13.3.4 R, R packages, and the IRkernel

To have the software used in this book available to you in JupyterLab, you will need to install the R programming language, several R packages, and the IRkernel. To install versions of these that are compatible with the accompanying worksheets, type the command shown below into the Anaconda Prompt (Windows) or terminal (MacOS and Ubuntu).

conda env update --file https://raw.githubusercontent.com/UBC-DSCI/data-science-a-first-intro-worksheets/main/environment.yml

This command installs the specific R and package versions specified in the environment.yml file found in the worksheets repository. We will always keep the versions in the environment.yml file updated so that they are compatible with the exercise worksheets that accompany the book.

You can also install the latest version of R and the R packages used in this book by typing the commands shown below in the Anaconda Prompt (Windows) or terminal (MacOS and Ubuntu) and pressing enter. Be careful though: this may install package versions that are incompatible with the worksheets that accompany the book; the automated exercise feedback might tell you your answers are not correct even though they are!

conda install -c conda-forge -y \
  r-base \
  r-cowplot \
  r-ggally \
  r-gridextra \
  r-irkernel \
  r-kknn \
  r-rpostgres \
  r-rsqlite \
  r-scales \
  r-testthat \
  r-tidymodels \
  r-tidyverse \
  r-tinytex \
  unixodbc

13.3.5 LaTeX

To be able to render .ipynb files to .pdf you need to install a LaTeX distribution. These can be quite large, so we will opt to use tinytex, a light-weight cross-platform, portable, and easy-to-maintain LaTeX distribution based on TeX Live.

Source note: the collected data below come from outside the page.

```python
def ffn_fused(x, w1f, w2f, b1, b2, FF, act=_c.ACT_SILU, ln=None, alpha=1.0, add_x=False, ln1=None, ln2=None, out_f32=None,
              want_f32=True, out16_dtype=None, eps=1e-5):
    _c.require_hip(x, w1f, w2f, b1, b2, out_f32)
    x = _rows2d(x, "ffn_fused(x)")
    if x.dtype != torch.float32 or not x.is_contiguous():
        raise ValueError("cfm.ffn_fused: x must be contiguous float32 [M,D]")
    M, D = x.shape
    d = _c.FfnDesc()
    d.x, d.w1f, d.w2f, d.b1, d.b2 = _c.ptr(x), _c.ptr(w1f), _c.ptr(w2f), _c.ptr(b1), _c.ptr(b2)
    for name, pair in (("ln", ln), ("ln1", ln1), ("ln2", ln2)):
        if pair is not None:
            setattr(d, name + "_g", _c.ptr(pair[0]))
            setattr(d, name + "_b", _c.ptr(pair[1]))
    if want_f32 and out_f32 is None:
        out_f32 = torch.empty((M, D), dtype=torch.float32, device=x.device)
    out16 = torch.empty((M, D), dtype=out16_dtype, device=x.device) if out16_dtype is not None else None
    d.out_f32, d.out16 = _c.ptr(out_f32), _c.ptr(out16)
    d.M, d.D, d.FF = M, D, FF
    d.w_dtype = _c.dt_code(w1f)
    d.out16_dtype = _c.dt_code(out16) if out16 is not None else 0
    d.act, d.add_x, d.alpha, d.eps = act, 1 if add_x else 0, alpha, eps
    _c.check(_c.lib().cfm_ffn_fused(ctypes.byref(d), _c.stream()), "cfm_ffn_fused")
    return out_f32, out16


def rowchain_supported(D, FF, prec):
    return (not prec.split) and bool(_c.lib().cfm_rowchain_supported(D, FF))


def rowchain_pair_supported(D, FF, prec):
    return (not prec.split) and bool(_c.lib().cfm_rowchain_pair_supported(D, FF))


def ffn_split(x, w_code, mode, psum=None, psum_b2=None, psum_alpha=1.0, ln1=None, ln2=None, rows_out=None, rows2_out=None, ln=None, w1=None, b1=None,
              n1=0, act=_c.ACT_NONE, w2=None, psum_out=None, out16=None, eps=1e-5, ring=None):
    _c.require_hip(x, psum, psum_b2, rows_out, rows2_out, w1, b1, w2, psum_out, out16)
    x = _rows2d(x, "ffn_split(x)")
    M, D = x.shape
    if x.dtype != torch.float32 or not x.is_contiguous():
        raise ValueError("cfm.ffn_split: x must be contiguous float32 rows")
    d = _c.FfnSplitDesc()
    d.x, d.M, d.D, d.mode, d.w_dtype, d.eps = x.data_ptr(), M, D, mode, w_code, eps
    if psum is not None:
        if psum.dtype != torch.float32 or psum.dim() != 3 or tuple(psum.shape[1:]) != (M, D) or not psum.is_contiguous():
            raise ValueError("cfm.ffn_split: psum must be contiguous float32 [G, M, D]")
        d.psum, d.psum_b2, d.psum_splits, d.psum_alpha = psum.data_ptr(), _c.ptr(psum_b2), psum.shape[0], psum_alpha
    for name, pair in (("ln1", ln1), ("ln2", ln2), ("ln", ln)):
        if pair is not None:
            setattr(d, name + "_g", pair[0].data_ptr())
            setattr(d, name + "_b", pair[1].data_ptr())
    d.rows_out, d.rows2_out = _c.ptr(rows_out), _c.ptr(rows2_out)
    d.w1, d.b1, d.N1, d.act, d.w2, d.psum_out = _c.ptr(w1), _c.ptr(b1), n1, act, _c.ptr(w2), _c.ptr(psum_out)
    if out16 is not None:
        d.out16, d.ldo = out16.data_ptr(), out16.stride(0)
    if ring is not None:
        kv, offs, tq = ring
        _c.require_hip(kv, offs)
        d.kv_ring, d.ring_offsets, d.ring_T, d.ring_H, d.ring_Tq = kv.data_ptr(), offs.data_ptr(), kv.shape[2], kv.shape[1], tq
    _c.check(_c.lib().cfm_ffn_split(ctypes.byref(d), _c.stream()), "cfm_ffn_split")


def rowchain(M, D, w_code, x=None, head=None, ln=None, ln_mask=None, ffn=None, alpha=1.0, ln1=None, ln2=None, out_f32=None, out16=None,
             tail=None, eps=1e-5, dw=None):
    d = _c.RowChainDesc()
    keep = [x, out_f32, out16, ln_mask]
    d.x, d.out_f32, d.out16, d.ln_mask = _c.ptr(x), _c.ptr(out_f32), _c.ptr(out16), _c.ptr(ln_mask)
    if head is not None:
        a16, hw, hb, res, hm = head
        _c.require_hip(a16, hw, hb, res, hm)
        d.head_a, d.head_w, d.head_b, d.head_res, d.head_mask = _c.ptr(a16), _c.ptr(hw), _c.ptr(hb), _c.ptr(res), _c.ptr(hm)
        keep += list(head)
    for name, pair in (("ln", ln), ("ln1", ln1), ("ln2", ln2)):
        if pair is not None:
            setattr(d, name + "_g", _c.ptr(pair[0]))
            setattr(d, name + "_b", _c.ptr(pair[1]))
    if ffn is not None:
        d.w1f, d.w2n, d.b1, d.b2, d.FF = _c.ptr(ffn[0]), _c.ptr(ffn[1]), _c.ptr(ffn[2]), _c.ptr(ffn[3]), ffn[4]
    if tail is not None:
        d.tail_w, d.tail_b, d.tail_N, d.tail_glu, d.tail_out = _c.ptr(tail[0]), _c.ptr(tail[1]), tail[2], 1 if tail[3] else 0, _c.ptr(tail[4])
# ... 727 lines not shown
```

conformer-pytorch-lightning_amd/convolution.py:

```python
import torch
import torch.nn as nn

import cfm
from cfm import packing

_NO_CACHE = torch.zeros((0, 0, 0, 0))


def _rows_f32(t):
    t = t.reshape(-1, t.size(-1))
    return (t if t.dtype == torch.float32 else t.float()).contiguous()


class ConvolutionModule(nn.Module):

    def __init__(self, input_dim, kernel_size, bias=True):
        super().__init__()
        bias = bool(bias)
        self.pointwise_conv1 = nn.Conv1d(input_dim, 2 * input_dim, kernel_size=1, stride=1, padding=0, bias=bias)
        self.glu = nn.GLU(dim=1)
        self.depthwise_conv = nn.Conv1d(input_dim, input_dim, kernel_size=kernel_size, stride=1,
                                        padding=(kernel_size - 1) // 2, groups=input_dim, bias=bias)
        self.norm = nn.BatchNorm1d(input_dim)
        self.activation = nn.SiLU()
        self.pointwise_conv2 = nn.Conv1d(input_dim, input_dim, kernel_size=1, stride=1, padding=0)
        self._pack = packing.PackCache()
        self.causal = False

    def forward(self, inputs, inputs_pad_mask, cache=_NO_CACHE):
        cfm.require_hip(inputs)
        prec = cfm.resolve_precision(self)
        B, T, D = inputs.shape
        keep = None
        if inputs_pad_mask is not None and inputs_pad_mask.dim() >= 3 and inputs_pad_mask.size(2) > 0:
            keep = cfm.as_u8_mask(inputs_pad_mask).reshape(-1)
            if keep.numel() != B * T:
                raise RuntimeError("pad mask %s does not match inputs %s" % (tuple(inputs_pad_mask.shape), tuple(inputs.shape)))
        if cfm.check_mode(self, "ConvolutionModule"):
            from cfm import autograd as ag
            out = ag.ConvModuleFn.apply(inputs, self, prec, keep, *self.parameters())
            return out, torch.zeros((0, 0, 0), dtype=inputs.dtype, device=inputs.device)
        pk = packing.pack_conv_module(self, prec)
        x = _rows_f32(inputs)
        glu = cfm.gemm(x, pk.pw1_w, bias=pk.pw1_b, w_lo=pk.pw1_w_lo, act=cfm.ACT_GLU, row_mask=keep, mask_mode=1,
                       out_dtype=prec.act_dtype)
        if self.causal:
            K = self.depthwise_conv.kernel_size[0]
            have = cache is not None and cache.dim() == 3 and cache.size(0) > 0
            ctx = cache.to(device=inputs.device, dtype=torch.float32).contiguous() if have else None
            dw = cfm.dwconv_causal_bn_silu(glu.view(B, T, D), pk.dw_w, pk.dw_b, pk.bn_scale, pk.bn_shift, cache=ctx)
            new_ctx = ctx.clone() if have else torch.zeros((B, K - 1, D), dtype=torch.float32, device=inputs.device)
            cfm.conv_cache_update(glu.view(B, T, D), new_ctx, K)
            out = cfm.gemm(dw.view(B * T, D), pk.pw2_w, bias=pk.pw2_b, w_lo=pk.pw2_w_lo, row_mask=keep, mask_mode=0, out_dtype=torch.float32)
            return out.view(B, T, D).to(inputs.dtype), new_ctx
        dw = cfm.dwconv_bn_silu(glu.view(B, T, D), pk.dw_w, pk.dw_b, pk.bn_scale, pk.bn_shift)
        out = cfm.gemm(dw.view(B * T, D), pk.pw2_w, bias=pk.pw2_b, w_lo=pk.pw2_w_lo, row_mask=keep, mask_mode=0,
                       out_dtype=torch.float32)
        new_cache = torch.zeros((0, 0, 0), dtype=inputs.dtype, device=inputs.device)
        return out.view(B, T, D).to(inputs.dtype), new_cache


FUSE_CONVS = True


class ConvolutionSubSampling(nn.Module):

    def __init__(self, input_dim, output_dim, pos_enc):
        super().__init__()
        self.conv = nn.Sequential(
            nn.Conv2d(1, output_dim, 3, 2),
            nn.ReLU(),
            nn.Conv2d(output_dim, output_dim, 3, 2),
            nn.ReLU(),
        )
        self.out = nn.Sequential(nn.Linear(output_dim * (((input_dim - 1) // 2 - 1) // 2), output_dim))
        self.pos_enc = pos_enc
        self._pack = packing.PackCache()

    def embed_frames(self, inputs, cmvn=None):
        cfm.require_hip(inputs)
        prec = cfm.resolve_precision(self)
        if cfm.check_mode(self, "ConvolutionSubSampling"):
            from cfm import autograd as ag
            return ag.SubsamplingFn.apply(inputs, self, prec, cmvn, *ag.subsampling_params(self))
        pk = packing.pack_subsampling(self, prec)
        x = (inputs if inputs.dtype == torch.float32 else inputs.float()).contiguous()
        B, T, F = x.shape
        C = pk.C
        T1, F1 = (T - 3) // 2 + 1, (F - 3) // 2 + 1
        T2, F2 = (T1 - 3) // 2 + 1, (F1 - 3) // 2 + 1
        if T2 < 1 or F2 != pk.Fp:
            raise RuntimeError("input of shape %s is too short / has the wrong feature size for this front-end" % (tuple(inputs.shape),))
        if FUSE_CONVS and pk.w2_lo is None and cfm.conv12_supported(C, prec.act_dtype):
            h2 = cfm.conv12_relu(x, pk.w1, pk.b1, pk.w2, pk.b2, cmvn=cmvn)
        else:
            h1 = cfm.conv1_relu(x, pk.w1, pk.b1, prec.act_dtype, cmvn=cmvn,
                                mma=cfm.conv1_relu_mma_supported(C, prec.act_dtype))
            h2 = cfm.gemm(h1, pk.w2, bias=pk.b2, w_lo=pk.w2_lo, act=cfm.ACT_RELU, conv=(C, T1, F1, T2, F2, B * T2 * F2),
                          out_dtype=prec.act_dtype)
        y = cfm.gemm(h2.view(B * T2, F2 * C), pk.wl, bias=pk.bl, w_lo=pk.wl_lo, out_dtype=torch.float32)
        return y.view(B, T2, -1)

    def forward(self, inputs, inputs_pad_mask, offset=0):
        y = self.embed_frames(inputs).to(inputs.dtype)
        y, pos_embed = self.pos_enc(y, offset)
        return y, pos_embed, inputs_pad_mask[:, :, 2::2][:, :, 2::2]

    def position_encoding(self, offset, size):
        return self.pos_enc.position_encoding(offset, size)
```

MacOS: To install tinytex we need to make sure that /usr/local/bin is writable. To do this, type the following in the terminal:

sudo chown -R $(whoami):admin /usr/local/bin

Note: You might be asked to enter your password during installation.

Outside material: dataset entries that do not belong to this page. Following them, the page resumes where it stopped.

__global__ void __launch_bounds__(256)
sphere_trace_step_kernel(int64_t num_packs, const float* __restrict__ nug_o, const float* __restrict__ nug_d,
                         const float* __restrict__ nug_depth, const int32_t* __restrict__ nug_pidx, float dist_max,
                         float thr_close, float thr_avg, float* __restrict__ t, const float* __restrict__ dist, float* __restrict__ dist_prev,
                         uint8_t* __restrict__ mask, uint8_t* __restrict__ hit, const int32_t* __restrict__ curr_in,
                         int32_t* __restrict__ curr_out, int64_t* __restrict__ curr_pidx, float* __restrict__ x) {
#pragma clang fp contract(off)
    const int64_t p = (int64_t)blockIdx.x * blockDim.x + threadIdx.x;
    if (p >= num_packs) return;
    const int32_t cur = curr_in[p];
    bool m = mask[p] != 0;
    bool h = hit[p] != 0;
    const float dd = dist[p];
    float tt = t[p] + dd;
    if (m) {
        h = fabsf(dd) < thr_close;
        h = h || (fabsf(dd + dist_prev[p]) * 0.5f < thr_avg);
        m = tt < dist_max;
    }
    m = m && !h;
    if (m) dist_prev[p] = dd;
    int32_t nxt = -1;
    if (cur > -1) {
        uint32_t i = (uint32_t)cur;
        const uint32_t stop = (p == num_packs - 1) ? (uint32_t)num_packs : (uint32_t)curr_in[p + 1];
        while (i < stop) {
            const float entry = nug_depth[2 * (int64_t)i], exit_ = nug_depth[2 * (int64_t)i + 1];
            if ((tt >= entry && tt <= exit_) || tt < entry) { nxt = (int32_t)i; break; }
            ++i;
        }
    }
    m = m && (nxt != -1);
    const bool jumped = nxt != cur;
    const int32_t now = m ? nxt : cur;
    if (m && jumped) tt = nug_depth[2 * (int64_t)now];
    if (m) {
        x[p * 3 + 0] = nug_o[p * 3 + 0] + nug_d[p * 3 + 0] * tt;
        x[p * 3 + 1] = nug_o[p * 3 + 1] + nug_d[p * 3 + 1] * tt;
        x[p * 3 + 2] = nug_o[p * 3 + 2] + nug_d[p * 3 + 2] * tt;
        curr_pidx[p] = (int64_t)nug_pidx[now];
    } else if (mask[p] != 0) {
        x[p * 3 + 0] = nug_o[p * 3 + 0] + nug_d[p * 3 + 0] * tt;
        x[p * 3 + 1] = nug_o[p * 3 + 1] + nug_d[p * 3 + 1] * tt;
        x[p * 3 + 2] = nug_o[p * 3 + 2] + nug_d[p * 3 + 2] * tt;
    }
    t[p] = tt;
    mask[p] = m ? 1 : 0;
    hit[p] = h ? 1 : 0;
    curr_out[p] = now;
}

extern "C" int wisp_sphere_trace_step(int64_t num_packs, const float* nug_o, const float* nug_d, const float* nug_depth,
                                      const int32_t* nug_pidx, float dist_max, float thr_close, float thr_avg, float* t,
                                      const float* dist,
                                      float* dist_prev, uint8_t* mask, uint8_t* hit, const int32_t* curr_in,
                                      int32_t* curr_out, int64_t* curr_pidx, float* x, wisp_stream_t stream) {
    WISP_REQUIRE(num_packs >= 0, "negative count");
    if (num_packs == 0) return WISP_OK;
    WISP_REQUIRE(nug_o && nug_d && nug_depth && nug_pidx && t && dist && dist_prev && mask && hit && curr_in && curr_out &&
                 curr_pidx && x, "null pointer");
    hipLaunchKernelGGL(sphere_trace_step_kernel, dim3((unsigned)ceil_div64(num_packs, 256)), dim3(256), 0, (hipStream_t)stream,
                       num_packs, nug_o, nug_d, nug_depth, nug_pidx, dist_max, thr_close, thr_avg, t, dist, dist_prev, mask, hit, curr_in,
                       curr_out, curr_pidx, x);
    WISP_CHECK_LAUNCH();
    return WISP_OK;
}

template <bool ORTHO>
__global__ void __launch_bounds__(256)
raygen_kernel(const float* __restrict__ pixel_x, const float* __restrict__ pixel_y, int64_t n, RayCam cam,
              float* __restrict__ origins, float* __restrict__ dirs) {
    const int64_t i = (int64_t)blockIdx.x * blockDim.x + threadIdx.x;
    if (i >= n) return;
    float ow[3], dn[3];
    wisp_camera_ray<ORTHO>(pixel_x[i], pixel_y[i], cam, ow, dn);
#pragma unroll
    for (int c = 0; c < 3; ++c) {
        origins[i * 3 + c] = ow[c];
        dirs[i * 3 + c] = dn[c];
    }
}

extern "C" int wisp_generate_rays(const float* pixel_x, const float* pixel_y, int64_t num_pixels, int ortho, float x0,
                                  float y0, float width, float height, float scale_x, float scale_y,
                                  const float* view_rotation, const float* view_translation, float* origins, float* dirs,
                                  wisp_stream_t stream) {
    WISP_REQUIRE(num_pixels >= 0, "negative count");
    if (num_pixels == 0) return WISP_OK;
    WISP_REQUIRE(pixel_x && pixel_y && view_rotation && view_translation && origins && dirs, "null pointer");
    WISP_REQUIRE(width > 0.0f && height > 0.0f, "bad image size");
    RayCam cam;
    cam.x0 = x0; cam.y0 = y0; cam.width = width; cam.height = height; cam.sx = scale_x; cam.sy = scale_y;
    for (int k = 0; k < 9; ++k) cam.r[k] = view_rotation[k];
    for (int k = 0; k < 3; ++k) cam.t[k] = view_translation[k];
    const dim3 grid((unsigned)ceil_div64(num_pixels, 256));
    if (ortho)
        hipLaunchKernelGGL(raygen_kernel<true>, grid, dim3(256), 0, (hipStream_t)stream, pixel_x, pixel_y, num_pixels, cam, origins, dirs);
    else
        hipLaunchKernelGGL(raygen_kernel<false>, grid, dim3(256), 0, (hipStream_t)stream, pixel_x, pixel_y, num_pixels, cam, origins, dirs);
    WISP_CHECK_LAUNCH();
    return WISP_OK;
}

#define LOSS_BLOCKS 256
__global__ void __launch_bounds__(256)
rgb_loss_kernel(const float* __restrict__ rgb, const float* __restrict__ gt, int64_t n, int kind, float inv_n,
                float* __restrict__ grad, float* __restrict__ partial) {
    __shared__ float part[4];
    float acc = 0.0f;
    for (int64_t i = (int64_t)blockIdx.x * 256 + threadIdx.x; i < n; i += (int64_t)gridDim.x * 256) {
        const float x = rgb[i] - gt[i];
        float l, g;
        if (kind == 0) { const float a = fabsf(x); l = a < 1.0f ? 0.5f * x * x : a - 0.5f; g = fminf(fmaxf(x, -1.0f), 1.0f); }
        else if (kind == 1) { l = x * x; g = 2.0f * x; }
        else { l = fabsf(x); g = (x > 0.0f) ? 1.0f : (x < 0.0f ? -1.0f : 0.0f); }
        acc += l;
        grad[i] = g * inv_n;
    }
#pragma unroll
    for (int off = 32; off > 0; off >>= 1) acc += __shfl_down(acc, off, 64);
    if ((threadIdx.x & 63) == 0) part[threadIdx.x >> 6] = acc;
    __syncthreads();
    if (threadIdx.x == 0) partial[blockIdx.x] = (part[0] + part[1]) + (part[2] + part[3]);
}

__global__ void __launch_bounds__(1024)
loss_sum_kernel(const float* __restrict__ partial, int n, float inv_n, float* __restrict__ loss) {
    __shared__ float part[16];
    float t = 0.0f;
    for (int base = 0; base < n; base += 8 * 1024) {
        float v[8];
#pragma unroll
        for (int k = 0; k < 8; ++k) { const int i = base + threadIdx.x + k * 1024; v[k] = i < n ? partial[i] : 0.0f; }
#pragma unroll
        for (int k = 0; k < 8; ++k) t += v[k];
    }
#pragma unroll
    for (int off = 32; off > 0; off >>= 1) t += __shfl_down(t, off, 64);
    if ((threadIdx.x & 63) == 0) part[threadIdx.x >> 6] = t;
    __syncthreads();
    if (threadIdx.x == 0) {
        float s = 0.0f;
#pragma unroll
        for (int w = 0; w < 16; ++w) s += part[w];
        loss[0] = s * inv_n;
    }
}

All operating systems: To install LaTeX, open JupyterLab by typing jupyter lab in the Anaconda Prompt (Windows) or terminal (MacOS and Ubuntu) and press Enter. Then from JupyterLab, open an R console, type the commands listed below, and press Shift + Enter to install tinytex:

tinytex::install_tinytex()
tinytex::tlmgr_install(c("eurosym", 
                         "adjustbox",
                         "caption",
                         "collectbox",
                         "enumitem",
                         "environ",
                         "fp",
                         "jknapltx",
                         "ms",
                         "oberdiek",
                         "parskip",
                         "pgf",
                         "rsfs",
                         "tcolorbox",
                         "titling",
                         "trimspaces",
                         "ucs",
                         "ulem",
                         "upquote"))

Ubuntu: To append the TinyTex executables to our PATH we need to edit our .bashrc file. The TinyTex executables are usually installed in ~/bin. Thus, add the lines below to the bottom of your .bashrc file (which you can open by nano ~/.bashrc and save the file:

# Append TinyTex executables to the path
export PATH="$PATH:~/bin"

Note: If you used nano to open your .bashrc file, follow the keyboard shortcuts at the bottom of the nano text editor to save and close the file.

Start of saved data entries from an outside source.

# thangvubk/PESR

Measured on AMD Instinct MI355X. Metric: HR-patches/sec (x4 SR GAN train step, 48->192), higher is better.
Workload: dtype f32; 1 GPU; full GAN phase (G + D + VGG + RSGAN focal loss), per-GPU batch 16, LR 48x48 -> HR 192x192, 256 ch x 32 blocks; Adam lr 5e-07 instead of the reference's 5e-5 (same work per step; keeps D's loss O(0.1) on white-noise crops, see `lr_note`); global_batch=16, parallelism=dp1

## Files before the change

pesr_amd/csrc/conv3x3_mfma.hip:

```cpp
#include <mutex>
#include "common.h"
#include "launchers.h"
#include "conv_epilogue.h"

__device__ __attribute__((aligned(16))) const float g_zero16[4] = {0.f, 0.f, 0.f, 0.f};

__device__ __forceinline__ void lds_dma16(const float* gsrc, char* lds_wave_base) {
    __builtin_amdgcn_global_load_lds((const __attribute__((address_space(1))) void*)gsrc,
                                     (__attribute__((address_space(3))) void*)lds_wave_base, 16, 0, 0);
}

struct ConvArgs {
    const float* x;
    const float* wp;
    const float* bias;
    const float* skip;
    const float* mask;
    float* y;
    int N, H, W, Cin, Cout, OH, OW;
    int GH, GW;
    int TH, TW, tiles_x, tiles_y, n_tiles;
    int in_oy, in_ox;
    int HT, WT;
    int out_my, out_ay, out_mx, out_ax;
    int ntaps;
    unsigned long long tap_lo;
    unsigned tap_hi;
    float alpha, slope;
    int act;
    int ps;
    int cin_real;
    int cout_store;
    int ksplit;
    int chunks_per_split;
    float* slab;
    size_t slab_bytes;
    int ps_in;
    int bn_row0;
    int bn_mode, bn_cap;
    int dry;
    long bn_rows;
};

__device__ __forceinline__ unsigned tap_code(const ConvArgs& a, int t) {
    return t < 8 ? (unsigned)(a.tap_lo >> (8 * t)) & 0xffu : a.tap_hi;
}
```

13.4 Finishing up installation

It is good practice to restart all the programs you used when installing this software stack before you proceed to doing your data analysis. This includes restarting JupyterLab as well as the terminal (MacOS and Ubuntu) or the Anaconda Prompt (Windows). This will ensure all the software and settings you put in place are correctly sourced.

13.5 Downloading the worksheets for this book

The worksheets containing practice exercises for this book can be downloaded by visiting https://github.com/UBC-DSCI/data-science-a-first-intro-worksheets, clicking the green “Code” button, and then selecting “Download ZIP.” The worksheets are contained within the compressed zip folder that will be downloaded. Once you unzip the downloaded file, you can open the folder and run each worksheet using Jupyter. See Chapter 11 for instructions on how to use Jupyter.